WORK TO COMPLETE —
In the listing below, every line with the word "same" needs to be copied.
DATA EXTRACT below:
# burlachenkok/flpytorch

Measured on AMD Instinct MI355X. Metric: gradient-codec encode+reduce GB/s (device-resident), [N,D] fp32; % HBM peak, higher is better.
Workload: dtype f32; 1 GPU; C3 topk:1% N=1024/GPU D=10000000; codec=topk:1%, clients_per_gpu=1024, clients_total=1024, D=10000000, K=100000, rows_alloc=contiguous, parallelism=client-shard dp1

## Files before the change

flpytorch_amd/csrc/select.hip:

```cpp
#include <stdlib.h>

#include <atomic>
#include <map>
#include <mutex>
#include <vector>

#include "chunks.hpp"
#include "randk_tree.hpp"

namespace flc {

constexpr uint32_t ALL = 0xFFFFFFFFu;
constexpr uint32_t F_OVERFLOW = 1u, F_SHORT = 2u, F_TIES = 4u, F_EXACT = 8u;
constexpr uint32_t F_RESIDENT = 16u;
constexpr uint32_t F_REPAIR = 32u;
constexpr int SMAX = 16384;
constexpr int HBINS = 2048;
constexpr uint32_t TIECAP = HBINS;
constexpr int CS_SH = 64;
constexpr int64_t CS_FEW = 16;
constexpr int CS_ST = 8;
constexpr int CS_LCAP = 2048;
constexpr int RS_U = 16;
#ifndef FLC_RS_NG
#define FLC_RS_NG 4
#endif
constexpr int RS_NG = FLC_RS_NG;
constexpr int RS_NG_MAX = 16;
static_assert(RS_NG >= 1 && RS_NG <= RS_NG_MAX, "FLC_RS_NG: 1..16 groups");
constexpr int RS_GLOB = 0, RS_GEN = 32, RS_GAVE = 64, RS_CCNT = 96, RS_CDONE = 112, RS_GRP = 128;
constexpr int RS_XGRP = RS_GRP + 32 * RS_NG_MAX;
constexpr int RS_ABV = RS_XGRP + 32 * RS_NG_MAX;
constexpr int RS_CAP = 2048;
constexpr int RS_SS = 8192;
#ifndef FLC_RS_SR
#define FLC_RS_SR 1
#endif
constexpr int RS_SR = FLC_RS_SR;
#ifndef FLC_RS_STPOL
#define FLC_RS_STPOL 2
#endif
#ifndef FLC_RS_GACQ
#define FLC_RS_GACQ 1
#endif
#ifndef FLC_RS_POLLAB
#define FLC_RS_POLLAB 1
#endif
#ifndef FLC_RS_DONE
#define FLC_RS_DONE 1
#endif
#ifndef FLC_RS_RANKFIRST
#define FLC_RS_RANKFIRST 0
#endif
#ifndef FLC_RS_PROBE_NOCOUNT
#define FLC_RS_PROBE_NOCOUNT 0
#endif
#ifndef FLC_RS_G0REL
#define FLC_RS_G0REL 1
#endif
#ifndef FLC_RS_FENCE
#define FLC_RS_FENCE 0
#endif
#ifndef FLC_RS_SPEC
#define FLC_RS_SPEC 1
#endif
constexpr int RS_HREP = RS_ABV + 32 * RS_NG_MAX;
constexpr int RS_HSPEC = RS_HREP + 3 * RS_NG * HBINS;
constexpr int RS_CLIST = RS_HSPEC + 3 * RS_NG * HBINS;
constexpr int RS_TCNT = RS_CLIST + 2 * RS_CAP;
constexpr int RS_GMAX = 1024;
constexpr int RS_CS = 4;
constexpr int RS_CNUM = RS_TCNT + 2 * RS_GMAX;
constexpr int RS_CREG = RS_CNUM + RS_GMAX;
#ifdef FLC_RS_PRINT
constexpr int RS_PROBE = RS_CREG + 2 * RS_CS * RS_GMAX;
constexpr int RS_CTL = RS_PROBE + 4096;
#else
constexpr int RS_CTL = RS_CREG + 2 * RS_CS * RS_GMAX;
#endif
#ifndef FLC_RS_SPECST
#define FLC_RS_SPECST 0
#endif
#ifndef FLC_CS_LIST
#define FLC_CS_LIST 1
#endif
#ifndef FLC_CS_TWO_MAXD
#define FLC_CS_TWO_MAXD (int64_t(64) << 20)
#endif

struct SelWs {
    uint2* tab;
    uint32_t* ent_idx;
    float* ent_val;
    uint32_t* rowcnt;
    uint32_t* flags;
    uint32_t* thr;
    uint32_t* prefix;
    uint32_t* krem;
    uint32_t* tieprefix;
    uint32_t* tiecut;
    uint32_t* hist;
    uint32_t* worklist;
    uint32_t* nwork;
    uint32_t* cursor;
    uint32_t* cstate;
    uint64_t* clist;
    uint32_t* carrive;
    uint32_t* shcnt;
    uint32_t* zm;
    float* part;
    int64_t cap;
    uint32_t tie_hi;
};

__device__ __host__ inline uint32_t tie_pref(uint32_t ix, uint32_t hi) { return hi ? ix : ~ix; }
__device__ __host__ inline uint32_t tie_all(uint32_t hi) { return hi ? 0u : 0xFFFFFFFFu; }


__device__ inline void lds_bar() {
    asm volatile("s_waitcnt lgkmcnt(0)" ::: "memory");
    __builtin_amdgcn_s_barrier();
    asm volatile("" ::: "memory");
}
template <bool RAW>
__device__ inline void blk_bar() {
    if (RAW) lds_bar();
    else __syncthreads();
}
template <bool RAW = false>
__device__ inline void hist_find_at(const uint32_t* h, uint32_t k, uint32_t& bin, uint32_t& above,
                                    uint32_t* scratch , int t, bool own) {
    uint32_t local[8];
    uint32_t s = 0;
#pragma unroll
    for (int q = 0; q < 8; ++q) { local[q] = own ? h[HBINS - 1 - (t * 8 + q)] : 0u; s += local[q]; }
    if (t == 0) { scratch[256] = 0; scratch[257] = 0; }
    const int lane = t & 63, w = t >> 6;
    uint32_t inc = s;
#pragma unroll
    for (int off = 1; off < 64; off <<= 1) {
        const uint32_t v = __shfl_up(inc, off, 64);
        inc += lane >= off ? v : 0u;
    }
    if (own && lane == 63) scratch[w] = inc;
    blk_bar<RAW>();
    uint32_t before = 0;
    if (own)
        for (int q = 0; q < w; ++q) before += scratch[q];
    uint32_t incl = own ? before + inc : 0u, excl = incl - s;
    if (own && excl < k && incl >= k) {
        uint32_t run = excl;
#pragma unroll
        for (int q = 0; q < 8; ++q) {
            if (run + local[q] >= k) {
                scratch[256] = (uint32_t)(HBINS - 1 - (t * 8 + q));
                scratch[257] = run;
                break;
            }
            run += local[q];
        }
    }
    blk_bar<RAW>();
    bin = scratch[256];
    above = scratch[257];
    blk_bar<RAW>();
}
template <int NB>
__device__ inline void hist_find_n(const uint32_t* h, uint32_t k, uint32_t& bin, uint32_t& above, bool& found,
                                   uint32_t* scratch ) {
    constexpr int PER = NB / 256;
    static_assert(NB % 256 == 0, "256 threads scan NB / 256 bins each");
    const int t = (int)threadIdx.x;
    const bool own = t < 256;
    uint32_t local[PER];
    uint32_t s = 0;
#pragma unroll
    for (int q = 0; q < PER; ++q) { local[q] = own ? h[NB - 1 - (t * PER + q)] : 0u; s += local[q]; }
    if (t == 0) { scratch[256] = 0; scratch[257] = 0; scratch[258] = 0; }
    const int lane = t & 63, w = t >> 6;
    uint32_t inc = s;
#pragma unroll
    for (int off = 1; off < 64; off <<= 1) {
        const uint32_t v = __shfl_up(inc, off, 64);
        inc += lane >= off ? v : 0u;
    }
    if (own && lane == 63) scratch[w] = inc;
    __syncthreads();
    uint32_t before = 0;
    if (own)
        for (int q = 0; q < w; ++q) before += scratch[q];
    const uint32_t incl = own ? before + inc : 0u, excl = incl - s;
    if (own && excl < k && incl >= k) {
        uint32_t run = excl;
#pragma unroll
        for (int q = 0; q < PER; ++q) {
            if (run + local[q] >= k) {
                scratch[256] = (uint32_t)(NB - 1 - (t * PER + q));
                scratch[257] = run;
                scratch[258] = 1;
                break;
            }
            run += local[q];
        }
    }
    __syncthreads();
    bin = scratch[256];
    above = scratch[257];
    found = scratch[258] != 0u;
    __syncthreads();
}
template <bool RAW = false>
__device__ inline void hist_find(const uint32_t* h, uint32_t k, uint32_t& bin, uint32_t& above,
                                 uint32_t* scratch ) {
    hist_find_at<RAW>(h, k, bin, above, scratch, (int)threadIdx.x, threadIdx.x < 256);
}
__device__ inline void hist_find2(const uint32_t* ha, uint32_t ka, uint32_t& bina, uint32_t& abovea, uint32_t* sa,
                                  const uint32_t* hb, uint32_t kb, uint32_t& binb, uint32_t& aboveb, uint32_t* sb) {
    const bool second = threadIdx.x >= 256;
    uint32_t bin, above;
    hist_find_at(second ? hb : ha, second ? kb : ka, bin, above, second ? sb : sa, (int)(threadIdx.x & 255u),
                 threadIdx.x < 512);
    bina = sa[256]; abovea = sa[257];
    binb = sb[256]; aboveb = sb[257];
    __syncthreads();
}

__device__ inline uint32_t pass_shift(int p) { return p == 0 ? 20u : (p == 1 ? 9u : 0u); }
__device__ inline uint32_t pass_bits(int p) { return p == 2 ? 9u : 11u; }
__device__ inline bool key_in_prefix(uint32_t key, int p, uint32_t prefix) {
    if (p == 0) return true;
    uint32_t sh = pass_shift(p) + pass_bits(p);
    return (key >> sh) == prefix;
}
__device__ inline uint32_t key_bin(uint32_t key, int p) {
    return (key >> pass_shift(p)) & ((1u << pass_bits(p)) - 1u);
}

template <int NT, bool DUAL>
__global__ __launch_bounds__(NT) void k_topk_sample(RowSrc rows, int64_t n, int64_t d, int64_t K, SelWs ws, int few,
                                                    int64_t r_off) {
    __shared__ uint32_t keys[SMAX];
    __shared__ uint32_t h[HBINS], h2[DUAL ? HBINS : 1];
    __shared__ uint32_t scratch[260], scratch2[DUAL ? 260 : 1];
    const int64_t row = r_off + blockIdx.x;
    if (row >= n) return;
    const float* r = rows.row(row);
    int S;
    if (d <= SMAX) {
        S = (int)d;
        for (int i = threadIdx.x; i < S; i += NT) keys[i] = mag_key(r[i]);
    } else {
        const int P = SMAX / 256;
        S = SMAX;
        constexpr int GR = NT / 256, PU = 32 / GR;
        const int e = threadIdx.x & 255, g0 = threadIdx.x >> 8;
        for (int p0 = 0; p0 < P; p0 += 32) {
            float x[PU];
#pragma unroll
            for (int u = 0; u < PU; ++u) x[u] = r[((int64_t)(p0 + u * GR + g0) * (d - 256)) / (P - 1) + e];
#pragma unroll
            for (int u = 0; u < PU; ++u) keys[(p0 + u * GR + g0) * 256 + e] = mag_key(x[u]);
        }
    }
    const int NP = S == d ? 3 : 2;
    uint32_t rank;
    if (S == d) {
        rank = (uint32_t)K;
    } else {
        double ks = (double)K * (double)S / (double)d;
        double rr = ks + 4.0 * sqrt(ks) + 8.0;
        rank = (uint32_t)min((double)S, ceil(rr));
    }
    static_assert(!DUAL || NT >= 512, "hist_find2 takes 512 threads");
    auto rank_key = [&](uint32_t r) {
        uint32_t prefix = 0, krem = r;
        for (int p = 0; p < NP; ++p) {
            for (int i = threadIdx.x; i < HBINS; i += NT) h[i] = 0;
            __syncthreads();
            for (int i = threadIdx.x; i < S; i += NT) {
                uint32_t k = keys[i];
                if (key_in_prefix(k, p, prefix)) atomicAdd(&h[key_bin(k, p)], 1u);
            }
            __syncthreads();
            uint32_t bin, above;
            hist_find(h, krem, bin, above, scratch);
            prefix = (prefix << pass_bits(p)) | bin;
            krem -= above;
            __syncthreads();
        }
        return NP == 3 ? prefix : prefix << 9;
    };
    auto rank_keys = [&](uint32_t ra, uint32_t rb, uint32_t& ka, uint32_t& kb) {
        if constexpr (!DUAL) {
            ka = rank_key(ra);
            kb = rb == ra ? ka : rank_key(rb);
            return;
        }
        uint32_t pa = 0, pb = 0, ma = ra, mb = rb;
        for (int p = 0; p < NP; ++p) {
            const bool same = pa == pb;
            for (int i = threadIdx.x; i < HBINS; i += NT) { h[i] = 0; h2[i] = 0; }
            __syncthreads();
            for (int i = threadIdx.x; i < S; i += NT) {
                const uint32_t k = keys[i];
                if (key_in_prefix(k, p, pa)) atomicAdd(&h[key_bin(k, p)], 1u);
                if (!same && key_in_prefix(k, p, pb)) atomicAdd(&h2[key_bin(k, p)], 1u);
            }
            __syncthreads();
            uint32_t ba, aa, bb, ab;
            hist_find2(h, ma, ba, aa, scratch, same ? h : h2, mb, bb, ab, scratch2);
            pa = (pa << pass_bits(p)) | ba;
            ma -= aa;
            pb = (pb << pass_bits(p)) | bb;
            mb -= ab;
        }
        ka = NP == 3 ? pa : pa << 9;
        kb = NP == 3 ? pb : pb << 9;
    };
    uint32_t tkey, kest;
    rank_keys(rank, S == d ? rank : (uint32_t)max(1.0, min((double)S, (double)K * (double)S / (double)d)), tkey, kest);
    if (threadIdx.x == 0) {
        ws.thr[row] = (rank >= (uint32_t)S && S != d) ? 0u : tkey;
        ws.prefix[row] = kest;
        ws.flags[row] = 0;
        ws.rowcnt[(row) * RCS] = 0;
        if (few) { ws.cstate[row * CS_ST + 3] = 0; ws.cstate[row * CS_ST + 5] = 0; ws.carrive[row * RCS] = 0; }
    }
    if (few && threadIdx.x < CS_SH) ws.shcnt[(row * CS_SH + threadIdx.x) * RCS] = 0;
    if (few)
        for (int i = threadIdx.x; i < HBINS; i += NT) ws.hist[row * HBINS + i] = 0;
}

#ifndef FLC_CS_NT
#define FLC_CS_NT 1
#endif
__device__ inline float4 cs_ld(const float4* p) {
#if FLC_CS_NT
    typedef float v4f __attribute__((ext_vector_type(4)));
    const v4f v = __builtin_nontemporal_load(reinterpret_cast<const v4f*>(p));
    return make_float4(v.x, v.y, v.z, v.w);
#else
    return *p;
#endif
}
template <int NT>
__device__ void cand_select_row(int64_t row, int64_t K, SelWs ws, uint32_t* h, uint32_t* scratch) {
    {
        if (ws.flags[row]) return;
        const uint32_t cnt = ws.rowcnt[(row) * RCS];
        if (cnt < (uint32_t)K) {
            if (threadIdx.x == 0) ws.flags[row] |= F_SHORT;
            return;
        }
        const uint32_t T = ws.thr[row];
        const uint32_t span = ws.prefix[row] - T;
        int s = 0;
        while (s < 21 && (((uint64_t)span * 4u) >> s) >= (uint64_t)HBINS) ++s;
        const float* vals = ws.ent_val + row * ws.cap;
        const float4* v4 = reinterpret_cast<const float4*>(vals);
        const uint32_t n4 = cnt >> 2;
        uint32_t prefix = 0, krem = (uint32_t)K, last = 0;
        bool first = true, fail = false;
        int sh = s;
        while (true) {
            const int s1 = first ? sh : max(0, sh - 11);
            const uint32_t mask = first ? 0xFFFFFFFFu : ((1u << (sh - s1)) - 1u);
            for (int i = threadIdx.x; i < HBINS; i += NT) h[i] = 0;
            __syncthreads();
            auto add = [&](float x) {
                const uint32_t dk = mag_key(x) - T;
                if (first) atomicAdd(&h[min(dk >> s1, (uint32_t)(HBINS - 1))], 1u);
                else if ((dk >> sh) == prefix) atomicAdd(&h[(dk >> s1) & mask], 1u);
            };
            uint32_t i = threadIdx.x;
            for (; i + 7 * NT < n4; i += 8 * NT) {
                float4 q[8];
#pragma unroll
                for (int u = 0; u < 8; ++u) q[u] = cs_ld(v4 + i + u * NT);
#pragma unroll
                for (int u = 0; u < 8; ++u) { add(q[u].x); add(q[u].y); add(q[u].z); add(q[u].w); }
            }
            for (; i < n4; i += NT) {
                const float4 q = v4[i];
                add(q.x); add(q.y); add(q.z); add(q.w);
            }
            for (uint32_t i = n4 * 4 + threadIdx.x; i < cnt; i += NT) add(vals[i]);
            __syncthreads();
            uint32_t bin, above;
            hist_find(h, krem, bin, above, scratch);
            last = h[bin];
            if (first && bin == HBINS - 1) { fail = true; break; }
            prefix = first ? bin : ((prefix << (sh - s1)) | bin);
            krem -= above;
            sh = s1;
            first = false;
            __syncthreads();
            if (sh == 0) break;
        }
        __syncthreads();
        const uint32_t thr = T + prefix;
        bool ties = !fail && last > krem;
        if (ties && last > TIECAP) { fail = true; ties = false; }
        if (ties) {
            uint32_t* tix = h;
            if (threadIdx.x == 0) scratch[0] = 0;
            __syncthreads();
            const uint32_t* idxs = ws.ent_idx + row * ws.cap;
            for (uint32_t i = threadIdx.x; i < n4; i += NT) {
                const float4 q = v4[i];
                const float qv[4] = {q.x, q.y, q.z, q.w};
#pragma unroll
                for (int u = 0; u < 4; ++u)
                    if (mag_key(qv[u]) == thr) tix[atomicAdd(&scratch[0], 1u)] = idxs[i * 4 + u];
            }
            for (uint32_t i = n4 * 4 + threadIdx.x; i < cnt; i += NT) {
                if (mag_key(vals[i]) == thr) tix[atomicAdd(&scratch[0], 1u)] = idxs[i];
            }
            __syncthreads();
            const uint32_t m = scratch[0];
            for (uint32_t a = threadIdx.x; a < m; a += NT) {
                const uint32_t ia = tix[a];
                uint32_t rank = 0;
                for (uint32_t b = 0; b < m; ++b) rank += tie_pref(tix[b], ws.tie_hi) > tie_pref(ia, ws.tie_hi) ? 1u : 0u;
                if (rank == krem - 1) ws.tiecut[row] = ia;
            }
        }
        if (threadIdx.x == 0) {
            if (fail) {
                ws.flags[row] |= F_SHORT;
            } else {
                ws.thr[row] = thr;
                ws.krem[row] = krem;
                if (ties) ws.flags[row] |= F_TIES;
            }
        }
        __syncthreads();
    }
}
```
End of DATA EXTRACT.
OUTPUT —
            const bool same = pa == pb;
                if (!same && key_in_prefix(k, p, pb)) atomicAdd(&h2[key_bin(k, p)], 1u);
            hist_find2(h, ma, ba, aa, scratch, same ? h : h2, mb, bb, ab, scratch2);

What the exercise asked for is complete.